### WHAT TO DO
In the entries that follow, which lines hold the string "gridDim"? List them.

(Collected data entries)
################

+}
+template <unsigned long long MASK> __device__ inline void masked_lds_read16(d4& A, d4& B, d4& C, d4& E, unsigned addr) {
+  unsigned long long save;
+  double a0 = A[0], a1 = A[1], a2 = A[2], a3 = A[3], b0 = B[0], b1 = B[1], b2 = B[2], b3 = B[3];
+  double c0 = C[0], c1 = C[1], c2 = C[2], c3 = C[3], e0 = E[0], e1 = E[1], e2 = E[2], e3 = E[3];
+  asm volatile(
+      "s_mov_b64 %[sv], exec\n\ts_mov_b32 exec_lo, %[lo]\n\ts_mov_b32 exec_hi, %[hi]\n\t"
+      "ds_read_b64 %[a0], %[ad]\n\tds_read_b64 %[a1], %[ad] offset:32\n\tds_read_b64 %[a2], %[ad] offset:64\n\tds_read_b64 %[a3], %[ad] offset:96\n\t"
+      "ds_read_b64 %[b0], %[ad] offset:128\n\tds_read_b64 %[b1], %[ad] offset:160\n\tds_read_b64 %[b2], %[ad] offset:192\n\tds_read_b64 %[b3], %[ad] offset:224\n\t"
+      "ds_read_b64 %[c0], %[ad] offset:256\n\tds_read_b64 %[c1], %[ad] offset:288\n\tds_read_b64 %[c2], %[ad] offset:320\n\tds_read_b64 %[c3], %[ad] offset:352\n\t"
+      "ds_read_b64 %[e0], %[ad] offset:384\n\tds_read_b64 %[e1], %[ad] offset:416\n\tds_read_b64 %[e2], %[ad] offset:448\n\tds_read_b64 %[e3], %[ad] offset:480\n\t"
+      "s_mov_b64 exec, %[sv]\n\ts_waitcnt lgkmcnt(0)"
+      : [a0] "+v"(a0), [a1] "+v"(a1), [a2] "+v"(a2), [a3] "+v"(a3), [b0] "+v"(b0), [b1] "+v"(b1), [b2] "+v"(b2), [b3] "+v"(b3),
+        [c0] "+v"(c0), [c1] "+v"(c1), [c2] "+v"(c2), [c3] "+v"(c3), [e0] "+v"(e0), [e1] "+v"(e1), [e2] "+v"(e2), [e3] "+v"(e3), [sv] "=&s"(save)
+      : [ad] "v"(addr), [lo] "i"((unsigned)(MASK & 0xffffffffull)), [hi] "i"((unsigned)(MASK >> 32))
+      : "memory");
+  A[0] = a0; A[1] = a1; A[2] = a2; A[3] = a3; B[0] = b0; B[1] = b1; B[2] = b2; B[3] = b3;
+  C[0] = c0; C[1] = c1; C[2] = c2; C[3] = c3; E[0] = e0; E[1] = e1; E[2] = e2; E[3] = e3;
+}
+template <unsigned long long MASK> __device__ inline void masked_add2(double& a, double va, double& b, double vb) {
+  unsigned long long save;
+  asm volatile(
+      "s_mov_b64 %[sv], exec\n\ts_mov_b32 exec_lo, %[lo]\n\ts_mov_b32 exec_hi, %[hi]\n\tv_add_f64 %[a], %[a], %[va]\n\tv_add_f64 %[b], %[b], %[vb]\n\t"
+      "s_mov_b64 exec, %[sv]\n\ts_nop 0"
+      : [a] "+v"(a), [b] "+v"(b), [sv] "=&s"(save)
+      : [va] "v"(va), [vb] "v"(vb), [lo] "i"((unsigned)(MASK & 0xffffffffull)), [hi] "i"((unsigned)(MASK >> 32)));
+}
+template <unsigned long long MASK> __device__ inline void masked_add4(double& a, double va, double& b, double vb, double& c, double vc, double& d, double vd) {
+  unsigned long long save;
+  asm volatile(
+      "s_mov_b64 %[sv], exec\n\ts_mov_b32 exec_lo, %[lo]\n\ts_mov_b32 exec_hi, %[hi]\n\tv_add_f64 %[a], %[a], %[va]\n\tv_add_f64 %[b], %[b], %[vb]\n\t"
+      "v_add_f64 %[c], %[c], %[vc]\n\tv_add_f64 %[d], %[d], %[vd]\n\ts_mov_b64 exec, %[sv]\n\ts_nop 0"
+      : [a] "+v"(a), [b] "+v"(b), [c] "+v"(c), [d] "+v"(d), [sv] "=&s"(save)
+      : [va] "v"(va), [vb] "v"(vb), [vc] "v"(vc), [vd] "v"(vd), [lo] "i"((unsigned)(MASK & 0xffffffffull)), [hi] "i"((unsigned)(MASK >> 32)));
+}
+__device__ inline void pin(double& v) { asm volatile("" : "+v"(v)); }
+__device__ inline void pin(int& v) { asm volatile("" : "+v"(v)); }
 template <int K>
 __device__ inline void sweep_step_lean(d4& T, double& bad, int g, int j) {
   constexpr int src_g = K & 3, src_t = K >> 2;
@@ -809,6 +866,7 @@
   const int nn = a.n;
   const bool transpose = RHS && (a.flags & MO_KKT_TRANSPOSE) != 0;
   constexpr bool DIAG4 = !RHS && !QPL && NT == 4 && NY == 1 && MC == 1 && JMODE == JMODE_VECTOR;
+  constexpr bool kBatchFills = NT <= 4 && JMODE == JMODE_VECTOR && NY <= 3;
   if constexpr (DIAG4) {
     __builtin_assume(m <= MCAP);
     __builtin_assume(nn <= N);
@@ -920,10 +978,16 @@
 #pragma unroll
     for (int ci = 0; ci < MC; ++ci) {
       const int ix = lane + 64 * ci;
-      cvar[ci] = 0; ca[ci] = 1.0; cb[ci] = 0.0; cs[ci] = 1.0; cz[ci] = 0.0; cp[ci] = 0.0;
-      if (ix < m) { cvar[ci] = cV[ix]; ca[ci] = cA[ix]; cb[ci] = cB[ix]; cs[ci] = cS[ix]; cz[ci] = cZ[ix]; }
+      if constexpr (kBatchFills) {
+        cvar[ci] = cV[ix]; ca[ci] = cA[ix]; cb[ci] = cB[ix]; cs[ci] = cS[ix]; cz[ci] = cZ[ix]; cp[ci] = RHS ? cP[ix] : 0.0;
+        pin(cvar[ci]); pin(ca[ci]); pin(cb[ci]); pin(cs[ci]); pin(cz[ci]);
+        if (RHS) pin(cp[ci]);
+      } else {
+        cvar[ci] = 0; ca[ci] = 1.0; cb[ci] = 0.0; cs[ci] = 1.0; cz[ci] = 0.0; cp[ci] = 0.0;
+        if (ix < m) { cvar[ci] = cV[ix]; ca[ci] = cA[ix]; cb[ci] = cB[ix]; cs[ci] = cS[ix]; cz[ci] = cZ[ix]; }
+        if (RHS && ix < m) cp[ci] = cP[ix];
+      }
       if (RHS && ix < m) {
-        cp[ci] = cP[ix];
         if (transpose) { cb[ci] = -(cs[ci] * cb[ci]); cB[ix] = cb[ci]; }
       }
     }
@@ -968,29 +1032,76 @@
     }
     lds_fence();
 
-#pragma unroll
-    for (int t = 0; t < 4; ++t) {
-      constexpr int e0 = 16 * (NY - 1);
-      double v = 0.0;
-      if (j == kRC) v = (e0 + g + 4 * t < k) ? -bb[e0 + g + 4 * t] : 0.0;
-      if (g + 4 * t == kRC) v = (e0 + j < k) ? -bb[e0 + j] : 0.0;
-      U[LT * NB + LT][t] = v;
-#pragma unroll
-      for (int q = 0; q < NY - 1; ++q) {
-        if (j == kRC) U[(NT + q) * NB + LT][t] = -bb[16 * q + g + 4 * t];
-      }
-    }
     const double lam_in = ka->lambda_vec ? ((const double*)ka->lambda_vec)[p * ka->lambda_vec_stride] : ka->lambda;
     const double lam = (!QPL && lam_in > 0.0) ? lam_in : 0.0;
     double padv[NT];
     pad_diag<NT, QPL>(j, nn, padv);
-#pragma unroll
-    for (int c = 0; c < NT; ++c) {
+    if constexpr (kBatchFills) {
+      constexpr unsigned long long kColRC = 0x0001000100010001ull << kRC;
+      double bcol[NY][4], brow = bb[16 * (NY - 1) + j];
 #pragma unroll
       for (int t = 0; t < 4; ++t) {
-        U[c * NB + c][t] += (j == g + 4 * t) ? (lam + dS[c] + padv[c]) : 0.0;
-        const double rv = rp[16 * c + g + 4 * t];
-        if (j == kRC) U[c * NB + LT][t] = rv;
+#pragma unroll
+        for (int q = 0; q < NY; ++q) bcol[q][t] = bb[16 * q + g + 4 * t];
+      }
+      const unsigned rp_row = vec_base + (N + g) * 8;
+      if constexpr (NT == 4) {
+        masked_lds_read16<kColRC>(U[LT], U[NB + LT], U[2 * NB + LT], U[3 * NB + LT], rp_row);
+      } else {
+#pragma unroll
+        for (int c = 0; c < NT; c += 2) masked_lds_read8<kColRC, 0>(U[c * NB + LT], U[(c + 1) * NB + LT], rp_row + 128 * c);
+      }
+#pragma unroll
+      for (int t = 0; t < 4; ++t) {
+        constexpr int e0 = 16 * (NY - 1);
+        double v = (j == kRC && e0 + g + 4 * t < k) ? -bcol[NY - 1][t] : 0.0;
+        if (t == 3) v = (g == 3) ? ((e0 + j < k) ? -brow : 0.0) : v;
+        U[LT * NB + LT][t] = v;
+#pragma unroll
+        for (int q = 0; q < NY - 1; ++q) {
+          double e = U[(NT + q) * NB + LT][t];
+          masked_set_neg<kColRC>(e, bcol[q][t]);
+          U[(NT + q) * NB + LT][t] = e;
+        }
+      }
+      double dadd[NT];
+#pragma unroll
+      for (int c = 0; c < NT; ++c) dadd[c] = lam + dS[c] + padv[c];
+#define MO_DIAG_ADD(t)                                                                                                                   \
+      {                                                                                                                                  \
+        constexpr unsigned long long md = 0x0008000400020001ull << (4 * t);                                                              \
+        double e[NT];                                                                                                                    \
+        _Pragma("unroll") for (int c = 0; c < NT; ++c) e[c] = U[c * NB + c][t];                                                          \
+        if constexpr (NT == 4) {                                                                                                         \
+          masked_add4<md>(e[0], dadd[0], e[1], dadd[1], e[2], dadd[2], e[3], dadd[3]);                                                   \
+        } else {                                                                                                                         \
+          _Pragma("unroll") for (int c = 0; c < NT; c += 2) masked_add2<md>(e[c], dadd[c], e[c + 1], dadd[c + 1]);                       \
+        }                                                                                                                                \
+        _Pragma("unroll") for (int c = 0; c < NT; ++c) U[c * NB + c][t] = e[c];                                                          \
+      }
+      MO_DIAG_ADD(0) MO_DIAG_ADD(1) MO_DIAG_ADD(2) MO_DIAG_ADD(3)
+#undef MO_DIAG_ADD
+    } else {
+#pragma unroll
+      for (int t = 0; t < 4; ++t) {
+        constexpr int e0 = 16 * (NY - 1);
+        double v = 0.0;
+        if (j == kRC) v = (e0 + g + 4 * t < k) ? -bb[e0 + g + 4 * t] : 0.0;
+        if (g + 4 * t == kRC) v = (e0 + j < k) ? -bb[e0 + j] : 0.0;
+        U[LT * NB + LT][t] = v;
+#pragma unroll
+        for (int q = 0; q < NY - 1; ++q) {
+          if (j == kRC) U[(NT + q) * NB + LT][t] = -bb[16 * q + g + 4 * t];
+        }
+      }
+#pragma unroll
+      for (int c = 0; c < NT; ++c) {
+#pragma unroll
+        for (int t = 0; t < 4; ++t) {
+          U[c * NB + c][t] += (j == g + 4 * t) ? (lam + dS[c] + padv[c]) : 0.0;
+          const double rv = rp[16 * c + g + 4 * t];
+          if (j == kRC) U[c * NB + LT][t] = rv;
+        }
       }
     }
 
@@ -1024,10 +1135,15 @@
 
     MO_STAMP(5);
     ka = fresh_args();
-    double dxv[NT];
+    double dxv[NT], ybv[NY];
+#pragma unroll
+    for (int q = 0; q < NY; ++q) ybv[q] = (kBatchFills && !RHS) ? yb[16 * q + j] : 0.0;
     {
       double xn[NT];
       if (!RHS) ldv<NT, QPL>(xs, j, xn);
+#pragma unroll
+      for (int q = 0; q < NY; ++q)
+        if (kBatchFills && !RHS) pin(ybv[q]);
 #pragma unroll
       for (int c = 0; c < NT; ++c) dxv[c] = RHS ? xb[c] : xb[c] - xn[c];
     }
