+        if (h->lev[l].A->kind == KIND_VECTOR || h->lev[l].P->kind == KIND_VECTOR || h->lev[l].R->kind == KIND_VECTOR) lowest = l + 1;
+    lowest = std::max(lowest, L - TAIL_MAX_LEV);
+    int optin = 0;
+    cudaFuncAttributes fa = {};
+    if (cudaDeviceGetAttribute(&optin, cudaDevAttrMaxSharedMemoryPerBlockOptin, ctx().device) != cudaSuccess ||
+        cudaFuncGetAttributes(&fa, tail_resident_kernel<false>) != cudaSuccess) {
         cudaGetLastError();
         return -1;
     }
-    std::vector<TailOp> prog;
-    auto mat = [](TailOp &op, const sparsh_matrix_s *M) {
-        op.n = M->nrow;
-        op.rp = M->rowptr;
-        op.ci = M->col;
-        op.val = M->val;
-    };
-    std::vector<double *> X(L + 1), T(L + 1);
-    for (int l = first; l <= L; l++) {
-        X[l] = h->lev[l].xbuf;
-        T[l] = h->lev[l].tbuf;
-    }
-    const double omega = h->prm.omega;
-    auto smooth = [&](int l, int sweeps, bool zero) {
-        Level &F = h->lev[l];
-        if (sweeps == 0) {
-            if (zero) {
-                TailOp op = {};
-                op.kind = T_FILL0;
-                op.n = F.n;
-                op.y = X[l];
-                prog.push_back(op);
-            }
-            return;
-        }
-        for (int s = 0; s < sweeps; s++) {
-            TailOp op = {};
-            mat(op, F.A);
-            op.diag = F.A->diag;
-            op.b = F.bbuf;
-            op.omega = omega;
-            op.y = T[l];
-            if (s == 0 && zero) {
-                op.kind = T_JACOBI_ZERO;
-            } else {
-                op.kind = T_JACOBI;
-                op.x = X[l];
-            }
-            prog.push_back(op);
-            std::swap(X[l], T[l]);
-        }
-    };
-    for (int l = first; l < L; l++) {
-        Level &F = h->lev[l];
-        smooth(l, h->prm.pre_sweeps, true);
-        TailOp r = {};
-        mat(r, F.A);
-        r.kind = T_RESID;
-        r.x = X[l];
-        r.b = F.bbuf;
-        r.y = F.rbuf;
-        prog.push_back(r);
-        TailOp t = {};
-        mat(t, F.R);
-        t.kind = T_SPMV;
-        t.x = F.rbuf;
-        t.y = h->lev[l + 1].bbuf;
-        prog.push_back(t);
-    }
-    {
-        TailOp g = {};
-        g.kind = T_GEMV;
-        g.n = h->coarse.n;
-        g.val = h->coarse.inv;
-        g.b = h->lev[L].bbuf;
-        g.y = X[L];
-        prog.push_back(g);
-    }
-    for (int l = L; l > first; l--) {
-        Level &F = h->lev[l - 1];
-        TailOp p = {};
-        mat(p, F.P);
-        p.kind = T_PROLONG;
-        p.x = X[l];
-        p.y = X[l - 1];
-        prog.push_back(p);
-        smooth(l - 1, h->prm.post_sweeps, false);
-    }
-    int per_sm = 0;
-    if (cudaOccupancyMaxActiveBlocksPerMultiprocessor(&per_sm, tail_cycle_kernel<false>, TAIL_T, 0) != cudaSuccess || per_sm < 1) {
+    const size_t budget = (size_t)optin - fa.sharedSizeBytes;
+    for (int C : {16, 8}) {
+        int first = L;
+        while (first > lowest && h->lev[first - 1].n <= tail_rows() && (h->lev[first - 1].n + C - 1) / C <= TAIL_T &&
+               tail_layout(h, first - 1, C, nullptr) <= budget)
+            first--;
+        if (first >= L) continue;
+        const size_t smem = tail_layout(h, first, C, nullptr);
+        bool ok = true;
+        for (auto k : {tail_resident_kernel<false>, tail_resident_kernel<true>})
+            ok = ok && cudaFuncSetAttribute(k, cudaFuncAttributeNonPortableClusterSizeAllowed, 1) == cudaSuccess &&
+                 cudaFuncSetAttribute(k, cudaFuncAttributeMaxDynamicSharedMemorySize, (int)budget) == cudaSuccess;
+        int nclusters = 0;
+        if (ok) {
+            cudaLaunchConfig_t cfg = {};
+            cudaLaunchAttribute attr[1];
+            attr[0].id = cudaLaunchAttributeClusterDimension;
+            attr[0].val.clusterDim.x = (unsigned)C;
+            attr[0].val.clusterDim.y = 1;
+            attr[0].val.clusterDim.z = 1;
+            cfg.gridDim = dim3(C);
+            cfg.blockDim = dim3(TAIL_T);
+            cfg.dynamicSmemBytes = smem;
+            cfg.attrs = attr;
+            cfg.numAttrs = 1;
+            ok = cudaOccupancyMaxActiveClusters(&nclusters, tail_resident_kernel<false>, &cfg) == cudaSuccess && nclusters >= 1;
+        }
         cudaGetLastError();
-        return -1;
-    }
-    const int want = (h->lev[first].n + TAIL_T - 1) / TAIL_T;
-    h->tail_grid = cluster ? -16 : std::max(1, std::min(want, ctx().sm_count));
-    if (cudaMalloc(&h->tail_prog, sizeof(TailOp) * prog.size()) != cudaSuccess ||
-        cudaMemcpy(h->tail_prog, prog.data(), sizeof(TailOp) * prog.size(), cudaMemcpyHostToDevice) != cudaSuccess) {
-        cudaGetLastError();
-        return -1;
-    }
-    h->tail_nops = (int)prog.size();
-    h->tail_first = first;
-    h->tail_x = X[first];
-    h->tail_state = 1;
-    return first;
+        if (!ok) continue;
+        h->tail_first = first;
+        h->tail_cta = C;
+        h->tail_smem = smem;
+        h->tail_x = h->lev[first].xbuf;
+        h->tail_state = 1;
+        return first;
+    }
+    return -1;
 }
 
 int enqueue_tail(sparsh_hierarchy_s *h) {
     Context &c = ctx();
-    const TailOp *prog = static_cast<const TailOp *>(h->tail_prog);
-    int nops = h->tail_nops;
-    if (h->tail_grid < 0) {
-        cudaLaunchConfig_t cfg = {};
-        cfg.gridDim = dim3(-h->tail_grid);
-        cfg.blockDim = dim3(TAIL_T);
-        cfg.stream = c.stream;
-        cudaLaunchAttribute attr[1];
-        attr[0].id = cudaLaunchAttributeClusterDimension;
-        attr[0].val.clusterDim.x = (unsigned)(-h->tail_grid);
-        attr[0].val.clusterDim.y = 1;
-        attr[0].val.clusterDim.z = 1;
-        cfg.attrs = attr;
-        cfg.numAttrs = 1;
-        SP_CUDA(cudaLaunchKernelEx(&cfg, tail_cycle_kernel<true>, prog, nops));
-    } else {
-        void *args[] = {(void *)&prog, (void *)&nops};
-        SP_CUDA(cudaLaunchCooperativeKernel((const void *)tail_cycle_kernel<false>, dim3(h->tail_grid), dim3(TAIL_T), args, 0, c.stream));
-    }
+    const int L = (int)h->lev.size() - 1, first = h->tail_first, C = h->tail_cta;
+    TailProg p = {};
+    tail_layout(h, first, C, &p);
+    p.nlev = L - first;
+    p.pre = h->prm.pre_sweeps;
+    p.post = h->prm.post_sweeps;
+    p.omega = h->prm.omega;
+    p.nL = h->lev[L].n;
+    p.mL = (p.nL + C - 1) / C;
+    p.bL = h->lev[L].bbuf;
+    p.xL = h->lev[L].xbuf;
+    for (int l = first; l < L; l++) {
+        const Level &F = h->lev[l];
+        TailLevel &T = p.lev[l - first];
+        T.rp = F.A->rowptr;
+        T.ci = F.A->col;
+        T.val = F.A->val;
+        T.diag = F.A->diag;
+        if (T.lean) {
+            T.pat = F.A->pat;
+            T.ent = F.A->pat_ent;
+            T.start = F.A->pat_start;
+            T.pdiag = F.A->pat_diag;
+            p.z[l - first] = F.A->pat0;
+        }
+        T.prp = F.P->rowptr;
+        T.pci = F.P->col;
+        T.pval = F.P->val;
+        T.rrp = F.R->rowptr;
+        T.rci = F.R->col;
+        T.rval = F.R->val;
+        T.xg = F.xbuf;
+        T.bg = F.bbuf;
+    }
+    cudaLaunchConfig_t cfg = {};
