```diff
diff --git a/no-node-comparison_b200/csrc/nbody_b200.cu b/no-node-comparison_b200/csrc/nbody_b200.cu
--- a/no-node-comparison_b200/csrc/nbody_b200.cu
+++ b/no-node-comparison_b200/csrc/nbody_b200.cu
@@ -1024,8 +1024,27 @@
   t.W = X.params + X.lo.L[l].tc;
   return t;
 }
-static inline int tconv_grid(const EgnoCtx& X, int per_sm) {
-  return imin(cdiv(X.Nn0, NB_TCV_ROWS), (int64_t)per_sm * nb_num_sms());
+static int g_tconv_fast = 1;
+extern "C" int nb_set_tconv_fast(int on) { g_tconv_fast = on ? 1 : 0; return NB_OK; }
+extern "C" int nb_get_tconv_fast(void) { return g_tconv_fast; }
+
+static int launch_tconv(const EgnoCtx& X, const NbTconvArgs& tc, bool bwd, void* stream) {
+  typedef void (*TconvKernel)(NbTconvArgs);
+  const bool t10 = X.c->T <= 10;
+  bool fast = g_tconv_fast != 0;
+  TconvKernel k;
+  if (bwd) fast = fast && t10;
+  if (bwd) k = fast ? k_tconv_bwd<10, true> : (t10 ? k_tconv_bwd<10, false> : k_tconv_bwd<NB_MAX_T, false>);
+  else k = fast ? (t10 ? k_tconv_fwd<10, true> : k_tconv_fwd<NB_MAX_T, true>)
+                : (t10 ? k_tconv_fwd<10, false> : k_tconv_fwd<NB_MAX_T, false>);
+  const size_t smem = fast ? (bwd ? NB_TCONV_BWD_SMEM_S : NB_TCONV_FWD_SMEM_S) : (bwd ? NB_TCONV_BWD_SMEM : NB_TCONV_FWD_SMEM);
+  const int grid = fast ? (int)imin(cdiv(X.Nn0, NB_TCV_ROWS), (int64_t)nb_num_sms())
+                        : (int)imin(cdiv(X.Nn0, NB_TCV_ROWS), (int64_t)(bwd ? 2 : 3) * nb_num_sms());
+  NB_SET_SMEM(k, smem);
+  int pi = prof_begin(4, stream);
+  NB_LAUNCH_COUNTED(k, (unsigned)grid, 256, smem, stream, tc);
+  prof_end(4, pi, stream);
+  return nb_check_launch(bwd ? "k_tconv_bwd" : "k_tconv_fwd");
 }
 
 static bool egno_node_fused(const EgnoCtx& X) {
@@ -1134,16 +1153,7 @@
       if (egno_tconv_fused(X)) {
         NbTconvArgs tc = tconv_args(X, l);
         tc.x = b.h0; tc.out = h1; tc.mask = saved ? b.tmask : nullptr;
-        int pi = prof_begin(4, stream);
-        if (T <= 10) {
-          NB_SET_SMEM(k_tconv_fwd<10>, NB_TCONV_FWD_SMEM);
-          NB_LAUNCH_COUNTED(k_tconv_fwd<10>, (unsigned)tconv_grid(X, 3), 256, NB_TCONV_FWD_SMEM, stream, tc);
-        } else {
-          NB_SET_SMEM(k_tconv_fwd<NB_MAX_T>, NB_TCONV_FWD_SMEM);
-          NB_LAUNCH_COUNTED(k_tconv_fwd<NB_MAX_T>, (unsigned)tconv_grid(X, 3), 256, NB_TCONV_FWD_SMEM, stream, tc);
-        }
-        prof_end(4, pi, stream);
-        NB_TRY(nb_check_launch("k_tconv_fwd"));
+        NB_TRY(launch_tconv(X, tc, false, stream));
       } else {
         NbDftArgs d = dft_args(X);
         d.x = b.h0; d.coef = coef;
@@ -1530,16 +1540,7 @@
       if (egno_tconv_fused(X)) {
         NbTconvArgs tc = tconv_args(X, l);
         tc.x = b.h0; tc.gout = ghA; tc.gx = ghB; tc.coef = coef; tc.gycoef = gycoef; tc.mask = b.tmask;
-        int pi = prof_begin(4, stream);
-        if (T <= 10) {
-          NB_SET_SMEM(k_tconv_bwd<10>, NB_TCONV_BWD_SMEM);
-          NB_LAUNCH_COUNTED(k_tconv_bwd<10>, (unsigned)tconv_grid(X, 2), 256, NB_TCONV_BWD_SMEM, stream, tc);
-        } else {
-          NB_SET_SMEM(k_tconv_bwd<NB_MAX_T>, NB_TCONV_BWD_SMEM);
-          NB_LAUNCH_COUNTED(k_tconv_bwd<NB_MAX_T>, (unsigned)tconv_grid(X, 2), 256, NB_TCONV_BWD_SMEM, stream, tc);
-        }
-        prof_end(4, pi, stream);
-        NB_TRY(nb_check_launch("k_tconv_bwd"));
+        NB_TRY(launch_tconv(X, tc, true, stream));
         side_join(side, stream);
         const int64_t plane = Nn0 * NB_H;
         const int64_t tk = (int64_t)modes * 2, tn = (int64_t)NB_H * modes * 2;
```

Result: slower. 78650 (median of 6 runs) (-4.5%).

################

### RESULT
+            cfg.gridDim = dim3(C);
-        cfg.gridDim = dim3(-h->tail_grid);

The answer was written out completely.